# Wie findet ihr das Logo ?



## akustik (7. August 2008)

Hey, mein Designer hat unser Logo entworfen und ich finde es noch zu leer an manchen stellen.
Könnt ihr mir vielleicht sagen , was da fehlt ? Und die Schrift finde ich nicht passend 
Würde mich echt freuen

Klick hier

Kurze Info wegen dem Logo

Wir sind ein Label aus Berlin - Köpenick, Rudow und Schöneweide.
Der Gründer heißt: Two Rieno, er ist gleichzeitig Producer und Verwalter des Labels.
Wir sind insgesamt 7-9 Künstler (2 Girls+ 5-6 Boys) + einen Designer.
In diesem Label ist Akustik der jüngste ( 16 Jahre) und der älteste ist 25
Wir sind ein Label die bei der GEMA angemeldet ist.
Magin Dice bedeutet für uns , das wir Ein Leben, Ein Label und eine Gang sind und unsere Themen sind Politik, Liebe , Straße, Jugend, Battle , Techno also von alles etwas.
Deshalb das Dice (Würfel) wir wechseln unsere Themen wie ein Würfel seine Zahlen nach jedem Wurf.


----------



## Mark (7. August 2008)

Hi!

Im Feedback-Forum geht es um "Feedback zu tutorials.de" 
-> in die Creative Lounge verschoben 

Liebe Grüße,
Mark.


----------



## ink (8. August 2008)

Moin

Kurz mal freundlich gesagt: Doof!
Oder auch:


akustik hat gesagt.:


> Könnt ihr mir vielleicht sagen , was da fehlt ?


Ein Logo!

So n bissl gebrushe und kurz was zusammen gefrickelt gilt zwar allgemein als Logo, entspricht aber in keinster Weise den Anforderungen.

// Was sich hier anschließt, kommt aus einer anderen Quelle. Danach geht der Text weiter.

template <typename T>
__device__ __forceinline__ void epilogue_tma(const GemmArgs& p, float (&v)[32], uint8_t* stage, int lane,
                                             const CUtensorMap* map, bool reduce, int c_col, int c_x, int c_y, int c_img) {
  if (p.act == ACT_RELU) {
#pragma unroll
    for (int i = 0; i < 32; ++i) v[i] = fmaxf(v[i], 0.f);
  } else if (p.act == ACT_GELU) {
#pragma unroll
    for (int i = 0; i < 32; ++i) gelu_fast(v[i]);
  }
  if (lane == 0) tma_store_wait_read();
  __syncwarp();
  if (p.out0_f32) {
#pragma unroll
    for (int j = 0; j < 8; ++j)
      *reinterpret_cast<float4*>(stage + lane * 128 + ((j ^ (lane & 7)) << 4)) =
          make_float4(v[4 * j], v[4 * j + 1], v[4 * j + 2], v[4 * j + 3]);
  } else {
#pragma unroll
    for (int j = 0; j < 4; ++j) {
      uint4 q;
      q.x = Half16<T>::pack(v[8 * j + 0], v[8 * j + 1]);
      q.y = Half16<T>::pack(v[8 * j + 2], v[8 * j + 3]);
      q.z = Half16<T>::pack(v[8 * j + 4], v[8 * j + 5]);
      q.w = Half16<T>::pack(v[8 * j + 6], v[8 * j + 7]);
      *reinterpret_cast<uint4*>(stage + lane * 64 + ((j ^ ((lane >> 1) & 3)) << 4)) = q;
    }
  }
  fence_proxy_async_smem();
  __syncwarp();
  if (lane == 0) {
    if (reduce) tma_reduce_add_4d(map, stage, c_col, c_x, c_y, c_img);
    else tma_store_4d(map, stage, c_col, c_x, c_y, c_img);
    tma_store_commit();
  }
}
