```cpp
int scream_transformation_error(const float* T_pred, const float* T_gt, int32_t n, float* re,
                                float* te, void* stream);

int scream_point_loss(const float* src_pred, const float* src, const int32_t* src_row0, const int32_t* src_len,
                      const float* rot, const float* trans, int32_t n_pairs, float* loss, void* stream);

int64_t scream_icp_workspace_bytes(int64_t src_rows_total, int64_t ref_rows_total, int32_t n_pairs);
int scream_icp_p2p_range(const float* src, const float* ref, const int32_t* src_row0, const int32_t* src_len,
                         const int32_t* ref_row0, const int32_t* ref_len, const float* s, const float* c,
                         int32_t n_pairs, int32_t max_src_len, int32_t max_ref_len, int64_t src_rows_total,
                         int64_t ref_rows_total, float max_corr_dist, int32_t max_iter, float rel_fitness,
                         float rel_rmse, float* T, float* fitness_rmse, int32_t* iters, int32_t it_begin, int32_t it_end,
                         int32_t* done_flags, void* workspace, int64_t workspace_bytes, void* stream);
int scream_icp_p2p(const float* src, const float* ref, const int32_t* src_row0, const int32_t* src_len,
                   const int32_t* ref_row0, const int32_t* ref_len, const float* s, const float* c,
                   int32_t n_pairs, int32_t max_src_len, int32_t max_ref_len, int64_t src_rows_total,
                   int64_t ref_rows_total, float max_corr_dist, int32_t max_iter, float rel_fitness,
                   float rel_rmse, float* T, float* fitness_rmse, int32_t* iters, void* workspace,
                   int64_t workspace_bytes, void* stream);

int64_t scream_wgrad_workspace_bytes(int64_t rows, int32_t N, int32_t K);
int scream_gemm_wgrad_f32(const float* dY, int64_t ldy, const float* X, int64_t ldx, int64_t rows, int32_t N,
                          int32_t K, float* dW, int32_t accumulate, float* colsum, void* workspace,
                          int64_t workspace_bytes, void* stream);
int64_t scream_wgrad_split_workspace_bytes(int64_t rows, int32_t N, int32_t K);
int scream_gemm_wgrad_split_f32(const float* dY, int64_t ldy, const float* X, int64_t ldx, int64_t rows, int32_t N,
                                int32_t K, float* dW, int32_t accumulate, float* colsum, int32_t split, void* workspace,
                                int64_t workspace_bytes, void* stream);
int scream_ln_fwd(const float* a, const float* b, const float* gamma, const float* beta, float* y, float* mean,
                  float* rstd, int64_t rows, void* stream);
int64_t scream_ln_bwd_workspace_bytes(int64_t rows);
int scream_ln_bwd(const float* dy, const float* a, const float* b, const float* mean, const float* rstd,
                  const float* gamma, float* dz, float* dsum, float* dgamma, float* dbeta, int32_t accumulate,
                  int64_t rows, void* workspace, int64_t workspace_bytes, void* stream);
int64_t scream_attn_bwd_workspace_bytes(int32_t n_q_clouds, int32_t max_chunks);
int scream_attn_bwd(const float* Qf, int64_t ldq, int64_t q_rows, int64_t q_row_base, const float* O,
                    const float* dO, const float* Kf, const float* Vf, int64_t ldkv, int64_t kv_rows,
                    int64_t kv_row_base, const float* kv, const int32_t* tile_cloud, const int32_t* cloud_row0,
                    const int32_t* cloud_len, int32_t q_cloud_begin, int32_t n_q_clouds, int32_t kv_cloud_offset,
                    int32_t max_chunks, float* dq, int64_t lddq, float* dk, float* dv, int64_t lddkv,
                    void* workspace, int64_t workspace_bytes, void* stream);
int scream_relu_bwd(float* dy, const float* y, int64_t n, void* stream);
int scream_add_f32(float* y, const float* x, int64_t n, void* stream);
int scream_transpose_f32(const float* in, int32_t R, int32_t C, float* out, void* stream);
int scream_coor_head_bwd(const float* dout, const float* W, const float* H, float* dH, int64_t rows, void* stream);
int64_t scream_grad3_workspace_bytes(int64_t rows);
int scream_grad3(const float* w, const float* s, const float* center, const int32_t* tile_cloud, int64_t rows,
                 float* dW, int32_t transpose_w, float* col_w, float* col_s, int32_t accumulate, void* workspace,
                 int64_t workspace_bytes, void* stream);
int scream_pe_embed(const float* xyz, const int32_t* tile_cloud, const float* center, const float* dim_t,
                    const float* emb_w, const float* emb_b, float* z, int64_t rows, void* stream);

int64_t scream_render_workspace_bytes(int32_t n_pairs, int32_t n_views, int32_t w, int64_t src_rows_total);
int scream_render_depth(const float* src, const int32_t* s_row0, const int32_t* s_len, const float* tgt,
                        const int32_t* t_row0, const int32_t* t_len, int32_t n_pairs, int32_t max_s_len, int32_t max_t_len,
                        int64_t src_rows_total, const float* rot, int32_t n_views, int32_t w, float rho, float* imgs,
                        int32_t* argmax, void* workspace, int64_t workspace_bytes, void* stream);
int scream_render_depth_bwd(const float* src, const int32_t* s_row0, const int32_t* s_len, int32_t n_pairs, int32_t max_s_len,
                            int64_t src_rows_total, const float* rot, int32_t n_views, int32_t w, float rho,
                            const float* dimgs, const int32_t* argmax, void* workspace, int64_t workspace_bytes, float* dsrc,
                            void* stream);

#ifdef __cplusplus
}
#endif
#endif
```

scream_amd/_lib.py:

```python
from __future__ import annotations

import ctypes as C
import os
from typing import Optional

_HERE = os.path.dirname(os.path.abspath(__file__))
LIB_PATH = os.environ.get("SCREAM_LIB") or os.path.join(_HERE, "libscream_hip.so")
ABI_VERSION = 19

c_f32p = C.POINTER(C.c_float)
c_i32p = C.POINTER(C.c_int32)
c_u8p = C.POINTER(C.c_uint8)
c_u64p = C.POINTER(C.c_uint64)


SPLIT_H1, SPLIT_H2, SPLIT_BF3 = 1, 2, 3


class TailExpsT(C.Structure):
    _fields_ = [(n, C.c_int32) for n in ("e_att", "e_wm", "e_m1", "e_w1", "e_h", "e_w2", "e_y", "e_wq", "e_x", "e_q")]


class LayerT(C.Structure):
    _fields_ = ([(n, C.c_void_p) for n in ("wqkv", "wq", "wkv", "wm", "w1", "w2", "g1", "b1", "g2", "b2", "tail")] +
                [(n, C.c_int32) for n in ("e_xq", "e_xkv", "e_wqkv", "e_wq", "e_wkv", "e_wm_g", "e_w1_g", "e_w2_g", "e_k", "e_v")] +
                [("tail_exps", TailExpsT), ("tail_next_q", C.c_int32), ("proj", C.c_void_p), ("tail_q_first", C.c_int32), ("proj_kv", C.c_void_p)])


class ModelT(C.Structure):
    _fields_ = [("n_self", C.c_int32), ("n_cross", C.c_int32), ("dim_t", C.c_void_p), ("emb_w", C.c_void_p),
                ("emb_b", C.c_void_p), ("pre_g", C.c_void_p), ("pre_b", C.c_void_p),
                ("layers_host", C.POINTER(LayerT)), ("c0_w", C.c_void_p), ("c0_b", C.c_void_p),
                ("c2_w", C.c_void_p), ("c2_b", C.c_void_p), ("c4_w", C.c_void_p), ("c4_b", C.c_void_p),
                ("stem_tgt_layers_host", C.POINTER(LayerT)), ("gemm_split", C.c_int32),
                ("e_c0x", C.c_int32), ("e_c0w", C.c_int32), ("e_c2x", C.c_int32), ("e_c2w", C.c_int32),
                ("wkv_cross", C.c_void_p), ("e_wkv_cross", C.c_int32), ("e_k_cross", C.c_int32), ("e_v_cross", C.c_int32),
                ("proj_cross", C.c_void_p)]


class BatchT(C.Structure):
    _fields_ = [("n_pairs", C.c_int32), ("rows_src", C.c_int64), ("rows_total", C.c_int64),
                ("max_chunks", C.c_int32), ("xyz", C.c_void_p), ("center", C.c_void_p),
                ("tile_cloud", C.c_void_p), ("cloud_row0", C.c_void_p), ("cloud_len", C.c_void_p)]


V, I32, I64, F32 = C.c_void_p, C.c_int32, C.c_int64, C.c_float
SIGNATURES = {
    "scream_version": (C.c_char_p, []),
    "scream_abi_version": (C.c_int, []),
    "scream_gemm_f32": (C.c_int, [V, I64, V, V, I64, I64, I32, I32, I32, I32, V, V, I64, V, V, V]),
    "scream_gemm_qkv_f32": (C.c_int, [V, I64, V, V, I64, I64, I32, I32, I32, V, V, V, I64, V, V]),
    "scream_kv_finalize": (C.c_int, [V, V, V, I64, I32, I32, V, V]),
    "scream_pack_w_split": (C.c_int, [V, I32, I32, I32, I32, V, V]),
    "scream_gemm_split_f32": (C.c_int, [V, I64, V, V, I64, I64, I32, I32, I32, I32, V, V, I64, V, V, I32, I32, I32, I32, V]),
    "scream_gemm_qkv_split_f32": (C.c_int, [V, I64, V, V, I64, I64, I32, I32, I32, V, V, V, I64, V, I32, I32, I32, I32, I32, I32, V]),
    "scream_proj_image_bytes": (C.c_int64, [I32, I32]),
    "scream_pack_proj": (C.c_int, [V, I32, I32, I32, I32, V, V]),
    "scream_proj_qkv_f32": (C.c_int, [V, V, V, I64, I32, I32, V, V, V, I64, V, I32, I32, I32, I32, I32, V]),
    "scream_tail_image_bytes": (C.c_int64, [I32, I32]),
    "scream_kv_image_bytes": (C.c_int64, []),
    "scream_pack_tail": (C.c_int, [V, V, V, V, I32, I32, C.POINTER(TailExpsT), V, V]),
    "scream_kv_finalize_image": (C.c_int, [V, V, V, I64, I32, I32, V, I32, I64, I64, I32, V]),
    "scream_layer_tail_f32": (C.c_int, [V, V, V, I32, V, V, V, V, V, V, V, V, V, I64, I32, C.POINTER(TailExpsT), V]),
    "scream_act_layout": (C.c_int, [V, V, I64, I32, V]),
    "scream_pe_embed_ln": (C.c_int, [V, V, V, V, V, V, V, V, V, I64, V]),
    "scream_pe_embed_ln_frag": (C.c_int, [V, V, V, V, V, V, V, V, V, I64, V]),
    "scream_kv_reduce": (C.c_int, [V, V, I64, I64, V, V, I32, I32, I32, V, V, V]),
    "scream_attn_apply": (C.c_int, [V, I64, V, V, I32, V, V, I64, I64, V]),
    "scream_coor_head": (C.c_int, [V, V, V, V, I64, V]),
    "scream_forward_workspace_bytes": (C.c_int64, [I64, I64, I32, I32, I32, I32]),
    "scream_forward": (C.c_int, [C.POINTER(ModelT), C.POINTER(BatchT), V, I64, V, V, V, V]),
    "scream_trace_create": (C.c_void_p, [I32]),
    "scream_trace_destroy": (None, [V]),
    "scream_trace_reset": (C.c_int, [V]),
    "scream_trace_read": (C.c_int, [V, I32, V, V, V, V, V]),
    "scream_trace_read_starts": (C.c_int, [V, I32, V]),
    "scream_nn_search": (C.c_int, [V, V, V, V, V, V, V, I32, I32, I32, I64, I64, F32, V, V, V, V, V, V]),
    "scream_square_distance": (C.c_int, [V, V, V, I32, I32, I32, V]),
    "scream_kabsch_corr": (C.c_int, [V, V, V, V, V, V, V, V, V, I32, V, V, V]),
    "scream_rigid_transform_3d": (C.c_int, [V, V, V, F32, I32, I32, V, V]),
    "scream_transformation_error": (C.c_int, [V, V, I32, V, V, V]),
    "scream_point_loss": (C.c_int, [V, V, V, V, V, V, I32, V, V]),
    "scream_icp_workspace_bytes": (C.c_int64, [I64, I64, I32]),
    "scream_icp_p2p": (C.c_int, [V, V, V, V, V, V, V, V, I32, I32, I32, I64, I64, F32, I32, F32, F32, V, V, V, V, I64, V]),
    "scream_wgrad_workspace_bytes": (C.c_int64, [I64, I32, I32]),
    "scream_gemm_wgrad_f32": (C.c_int, [V, I64, V, I64, I64, I32, I32, V, I32, V, V, I64, V]),
    "scream_wgrad_split_workspace_bytes": (C.c_int64, [I64, I32, I32]),
    "scream_gemm_wgrad_split_f32": (C.c_int, [V, I64, V, I64, I64, I32, I32, V, I32, V, I32, V, I64, V]),
    "scream_ln_fwd": (C.c_int, [V, V, V, V, V, V, V, I64, V]),
    "scream_ln_bwd_workspace_bytes": (C.c_int64, [I64]),
    "scream_ln_bwd": (C.c_int, [V, V, V, V, V, V, V, V, V, V, I32, I64, V, I64, V]),
    "scream_attn_bwd_workspace_bytes": (C.c_int64, [I32, I32]),
    "scream_attn_bwd": (C.c_int, [V, I64, I64, I64, V, V, V, V, I64, I64, I64, V, V, V, V, I32, I32, I32, I32, V, I64, V, V, I64,
                                  V, I64, V]),
    "scream_relu_bwd": (C.c_int, [V, V, I64, V]),
    "scream_add_f32": (C.c_int, [V, V, I64, V]),
    "scream_transpose_f32": (C.c_int, [V, I32, I32, V, V]),
    "scream_coor_head_bwd": (C.c_int, [V, V, V, V, I64, V]),
    "scream_grad3_workspace_bytes": (C.c_int64, [I64]),
    "scream_grad3": (C.c_int, [V, V, V, V, I64, V, I32, V, V, I32, V, I64, V]),
    "scream_pe_embed": (C.c_int, [V, V, V, V, V, V, V, I64, V]),
    "scream_icp_p2p_range": (C.c_int, [V, V, V, V, V, V, V, V, I32, I32, I32, I64, I64, F32, I32, F32, F32, V, V, V, I32, I32, V, V, I64, V]),
    "scream_render_workspace_bytes": (C.c_int64, [I32, I32, I32, I64]),
    "scream_render_depth": (C.c_int, [V, V, V, V, V, V, I32, I32, I32, I64, V, I32, I32, F32, V, V, V, I64, V]),
    "scream_render_depth_bwd": (C.c_int, [V, V, V, I32, I32, I64, V, I32, I32, F32, V, V, V, I64, V, V]),
}

_lib: Optional[C.CDLL] = None


class ScreamHipError(RuntimeError):
    pass


def load() -> C.CDLL:
    global _lib
    if _lib is not None:
        return _lib
    if os.environ.get("SCREAM_NO_BUILD", "0") != "1" and not os.environ.get("SCREAM_LIB"):
        try:
            from . import build as _build
            _build.build()
        except Exception as e:
            if not os.path.exists(LIB_PATH):
                raise ScreamHipError("libscream_hip.so is missing and could not be built: %s" % e) from e
    if not os.path.exists(LIB_PATH):
        raise ScreamHipError("libscream_hip.so not found at %s (run `python -m scream_amd.build`)" % LIB_PATH)
    lib = C.CDLL(LIB_PATH)
    for name, (res, args) in SIGNATURES.items():
        try:
            fn = getattr(lib, name)
        except AttributeError as e:
            raise ScreamHipError("libscream_hip.so does not export %s" % name) from e
        fn.restype = res
        fn.argtypes = args
    if lib.scream_abi_version() != ABI_VERSION:
        raise ScreamHipError("libscream_hip.so ABI %d != binding ABI %d" % (lib.scream_abi_version(), ABI_VERSION))
    _lib = lib
    return lib


def check(rc: int, what: str) -> None:
    if rc == 0:
        return
    if rc == -1:
        raise ScreamHipError("%s: invalid argument (SCREAM_EINVAL)" % what)
    if rc == -2:
        raise ScreamHipError("%s: unsupported shape (SCREAM_EUNSUPPORTED)" % what)
    raise ScreamHipError("%s: HIP error %d" % (what, rc))
```

scream_amd/build.py:

```python
from __future__ import annotations

import os
import shutil
import subprocess
import sys
from concurrent.futures import ThreadPoolExecutor

HERE = os.path.dirname(os.path.abspath(__file__))
CSRC = os.path.join(HERE, "csrc")
LIB = os.path.join(HERE, "libscream_hip.so")
ARCH = "gfx950"

SOURCES = {
    "gemm_f32.hip": [],
    "gemm_split.hip": [],
    "proj_ring.hip": ["-mllvm", "-amdgpu-mfma-vgpr-form=1"],
    "tail_split.hip": ["-ffp-contract=off"],
    "embed.hip": [],
    "attention.hip": [],
    "backward.hip": [],
    "forward.hip": [],
    "nn_search.hip": ["-ffp-contract=off"],
    "kabsch.hip": ["-ffp-contract=off"],
    "icp_grid.hip": ["-ffp-contract=off"],
    "render.hip": ["-ffp-contract=off"],
}
EXTRA_DEFINES = {}
for _item in filter(None, os.environ.get("SCREAM_HIPCC_EXTRA", "").split(";")):
    EXTRA_DEFINES[_item.split(":")[0]] = _item.split(":", 1)[1].split(",")
ASM_LOADS = ("gemm_split.hip", "tail_split.hip", "proj_ring.hip")
NO_SCRATCH = {"proj_ring.hip": ("proj_ring_kernel",), "tail_split.hip": ("tail_kernelINS_7SplitH2", "tail_kernelINS_7SplitH1")}


def _hipcc() -> str:
    exe = shutil.which("hipcc") or "/opt/rocm/bin/hipcc"
    if not os.path.exists(exe):
        raise RuntimeError("hipcc not found: cannot build libscream_hip.so")
    return exe


def _stale() -> bool:
    if not os.path.exists(LIB):
        return True
    t = os.path.getmtime(LIB)
    deps = [os.path.join(CSRC, f) for f in os.listdir(CSRC)] + [os.path.join(HERE, "..", "include", "scream_hip.h"), __file__]
    return any(os.path.getmtime(d) > t for d in deps)
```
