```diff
@@ -1279,7 +1328,7 @@
           float xa = sel4o(xc6, s), xb = s == 0 ? xc6[4] : xc6[5]; asm volatile("" : "+v"(xb));
 #pragma unroll
           for (int j = 0; j < NLK; j++) pc4[j] = zb[j] - csum(fmaf(Ya[j], xa, Yb[j] * xb));
-          if constexpr (HC) {
+          if constexpr (HCL) {
             if (__any(aact && nlev > 0)) {
 #pragma unroll 1
               for (int st = NCH - 1; st >= 0; st--) {
@@ -1306,7 +1355,7 @@
         { float x03 = sel4o(xc6, l & 3), x45 = (l & 1) ? xc6[5] : xc6[4]; asm volatile("" : "+v"(x45)); xcl = l < 4 ? x03 : (l < 6 ? x45 : 0.f); asm volatile("" : "+v"(xcl)); }
         S.p[6 + l] = p_own; if (l < 6) S.p[l] = xcl;
         WSYNC();
-        if constexpr (HC && DENSE) {
+        if constexpr (HCL && DENSE) {
 #ifdef JH_V5_COUNT
         if (lane == 0) { cnt_it++; cnt_dense += __any(act && dense_row) ? 1 : 0; }
 #endif
@@ -1434,9 +1483,9 @@
           const float* wa = xc6 + 3;
 #pragma unroll
           for (int k = 0; k < NS; k++) {
-            if (!HC && k == 0) { slot_Jx_first(sl[0], xc6, wa, S.p, sl[0].jp, V5_C3C(0)); continue; }
+            if (!HCL && k == 0) { slot_Jx_first(sl[0], xc6, wa, S.p, sl[0].jp, V5_C3C(0)); continue; }
             if (k > 0 && !((used >> k) & 1u)) continue;
-            if (sl[k].la >= 0) slot_Jx<HC>(sl[k], S, qc, xc6, wa, S.p, sl[k].jp, V5_C3C(k));
+            if (sl[k].la >= 0) slot_Jx<HCL>(sl[k], S, qc, xc6, wa, S.p, sl[k].jp, V5_C3C(k));
           }
         }
         dr.pf = p_own; dr.pl = dr.lims * p_own;
@@ -1474,13 +1523,26 @@
           dr.jf += alpha * dr.pf; dr.jl += alpha * dr.pl;
           if (-gp * alpha <= tol * tol * fmaxf(snorm, 1e-12f)) act = false;
         }
+        ending = !__any(act && !(-gp * alpha <= NEWTON_END_KAPPA * (tol * tol * fmaxf(snorm, 1e-12f))));
+#ifdef JH_V5_COUNT
+        cnt_bin = min(max((int)floorf(2.f * log2f(-gp * alpha / (tol * tol * fmaxf(snorm, 1e-12f)))), 0), 31);
+#endif
         WSYNC();
         V5_TICK(12)
       }
       };
-      if constexpr (HC && NS > NSLOT) newton_loop(std::true_type{});
-      else if constexpr (HC && NS == NSLOT) { if (__any(dense_row)) newton_loop(std::true_type{}); else newton_loop(std::false_type{}); }
-      else newton_loop(std::false_type{});
+      if constexpr (HC && NS > NSLOT) newton_loop(std::true_type{}, std::true_type{}, std::false_type{});
+      else if constexpr (HC && NS == NSLOT) {
+        constexpr bool LEAVE = JH_V5_PIECE_B != 0;
+        if (__any(dense_row)) newton_loop(std::true_type{}, std::true_type{}, std::integral_constant<bool, LEAVE>{});
+        else newton_loop(std::false_type{}, std::true_type{}, std::integral_constant<bool, LEAVE>{});
+#ifdef JH_V5_COUNT
+        if (LEAVE && it < cap && __any(act) && lane == 0) V5_CADD(493, 1);
+#endif
+        if (LEAVE && it < cap && __any(act))
+          newton_loop(std::false_type{}, std::false_type{}, std::false_type{});
+      }
+      else newton_loop(std::false_type{}, std::false_type{}, std::false_type{});
       if (l == 0) { n_iters += iters_this; n_maxed += (iters_this >= cap); }
     }
     };
```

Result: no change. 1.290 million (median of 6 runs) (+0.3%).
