+SpanGeom span_geom(long n, long span) {
+  SpanGeom g;
+  g.chunk = harp_bucket_chunk(n < span ? n : span);
+  if (g.chunk > span) g.chunk = span;
+  g.nch = (int)((n + g.chunk - 1) / g.chunk);
+  const long cps = span / g.chunk;
+  g.cps = (int)(cps < g.nch ? cps : g.nch);
+  g.sps = (g.cps + SEG - 1) / SEG;
+  g.spans = (int)((n + span - 1) / span);
+  return g;
+}
+
+long workspace_ints(const SpanGeom& g, long n, int K) {
+  return (long)g.nch * K + (long)g.spans * g.sps * K + (long)g.spans * K + (long)g.spans * (K + 1) + n;
+}
+
+bool span_ok(long span) { return span > 0 && (span & (span - 1)) == 0; }
+
+}
+
 HARP_EXPORT long harp_bucket_workspace_ints(long n, int K) {
-  const long chunk = harp_bucket_chunk(n);
-  const long nch = (n + chunk - 1) / chunk;
-  const long nseg = (nch + SEG - 1) / SEG;
-  return nch * K + nseg * K + K + (K + 1) + n;
-}
-
-HARP_EXPORT int harp_bucket_labels(const int* lab, long n, int K, int* ws, long* start_off, long* perm_off,
-                                   hipStream_t s) {
-  if (n <= 0 || K <= 0 || K > 16384) return HARP_EBADARG;
-  const long chunk = harp_bucket_chunk(n);
-  const int nch = (int)((n + chunk - 1) / chunk);
-  const int nseg = (nch + SEG - 1) / SEG;
+  return n > 0 ? workspace_ints(span_geom(n, ceil_pow2(n)), n, K) : 0;
+}
+
+HARP_EXPORT long harp_bucket_spans_workspace_ints(long n, int K, long span) {
+  if (!span_ok(span)) return -1;
+  return n > 0 ? workspace_ints(span_geom(n, span), n, K) : 0;
+}
+
+HARP_EXPORT int harp_bucket_labels_spans(const int* lab, long n, int K, long span, int* ws, long* start_off,
+                                         long* perm_off, hipStream_t s) {
+  if (n <= 0 || n > 0x7fffffffL || K <= 0 || K > 16384 || !span_ok(span)) return HARP_EBADARG;
+  const SpanGeom g = span_geom(n, span);
+  if ((long)g.spans * g.sps > 65535) return HARP_EUNSUPPORTED;
   int* H = ws;
-  int* T = H + (long)nch * K;
-  int* counts = T + (long)nseg * K;
-  int* start = counts + K;
-  int* perm = start + K + 1;
+  int* T = H + (long)g.nch * K;
+  int* counts = T + (long)g.spans * g.sps * K;
+  int* start = counts + (long)g.spans * K;
+  int* perm = start + (long)g.spans * (K + 1);
   *start_off = start - ws;
   *perm_off = perm - ws;
   const size_t lds = (size_t)K * sizeof(int);
-  label_hist_kernel<<<dim3(nch), dim3(256), lds, s>>>(lab, n, K, chunk, H);
-  colscan1_kernel<<<dim3((K + 255) / 256, nseg), dim3(256), 0, s>>>(H, nch, K, T);
-  colscan2_kernel<<<dim3((K + 255) / 256), dim3(256), 0, s>>>(T, nseg, K, counts);
-  segscan_kernel<<<dim3(1), dim3(1024), 0, s>>>(counts, K, start);
-  bucket_kernel<<<dim3(nch), dim3(256), lds, s>>>(lab, n, K, chunk, H, T, start, perm);
+  const unsigned kb = (K + 255) / 256;
+  label_hist_kernel<<<dim3(g.nch), dim3(256), lds, s>>>(lab, n, K, g.chunk, H);
+  colscan1_kernel<<<dim3(kb, g.spans * g.sps), dim3(256), 0, s>>>(H, g, K, T);
+  colscan2_kernel<<<dim3(kb, g.spans), dim3(256), 0, s>>>(T, g.sps, K, counts);
+  segscan_kernel<<<dim3(g.spans), dim3(1024), 0, s>>>(counts, K, span, start);
+  bucket_kernel<<<dim3(g.nch), dim3(256), lds, s>>>(lab, n, K, g, H, T, start, perm);
   return harp_launch_status();
+}
+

Wenn ihr so abwechslungsreiche Musik macht, dann sollte ein Logo auch
den selben Anspruch haben (damit meine ich nicht tausend Dinge zusammen zu würfeln (geiles Wortspiel)).

Undo und weiter gehts. 
Weil an diesem Bild weiter rumzuschrauben bringt imo nicht so viel.
Lieber nochmal Gedanken machen und neu anfangen.
Mag sein, dass es etwas hart klingt (gemein vielleicht auch) aber des ist meine
Antwort auf deine Frage.

mfg


----------



## Sven Mintel (8. August 2008)

Moin,

Ich finde, da sind zu viele Details drinnen... je weniger, ist bei einem Logo m.E. näher am Ziel: es wiederzuerkennen und  damit etwas in Verbindung zu Bringen.

Würde ich das so irgendwo sehen, würde ich eher ein zwielichtiges Etablissement damit in Verbindung bringen, als Musik.

Aber ich bin ja auch kein Designer...dies ist halt ein ganz persönlicher Kommentar ohne Fachwissen in der Sache :-(


----------



## ink (8. August 2008)

Hmm, um nicht nur unproduktiv zu sein:
http://www.designguide.at/index.html
Gute Seite, mit hervorragenden Tipps! 

mfg


----------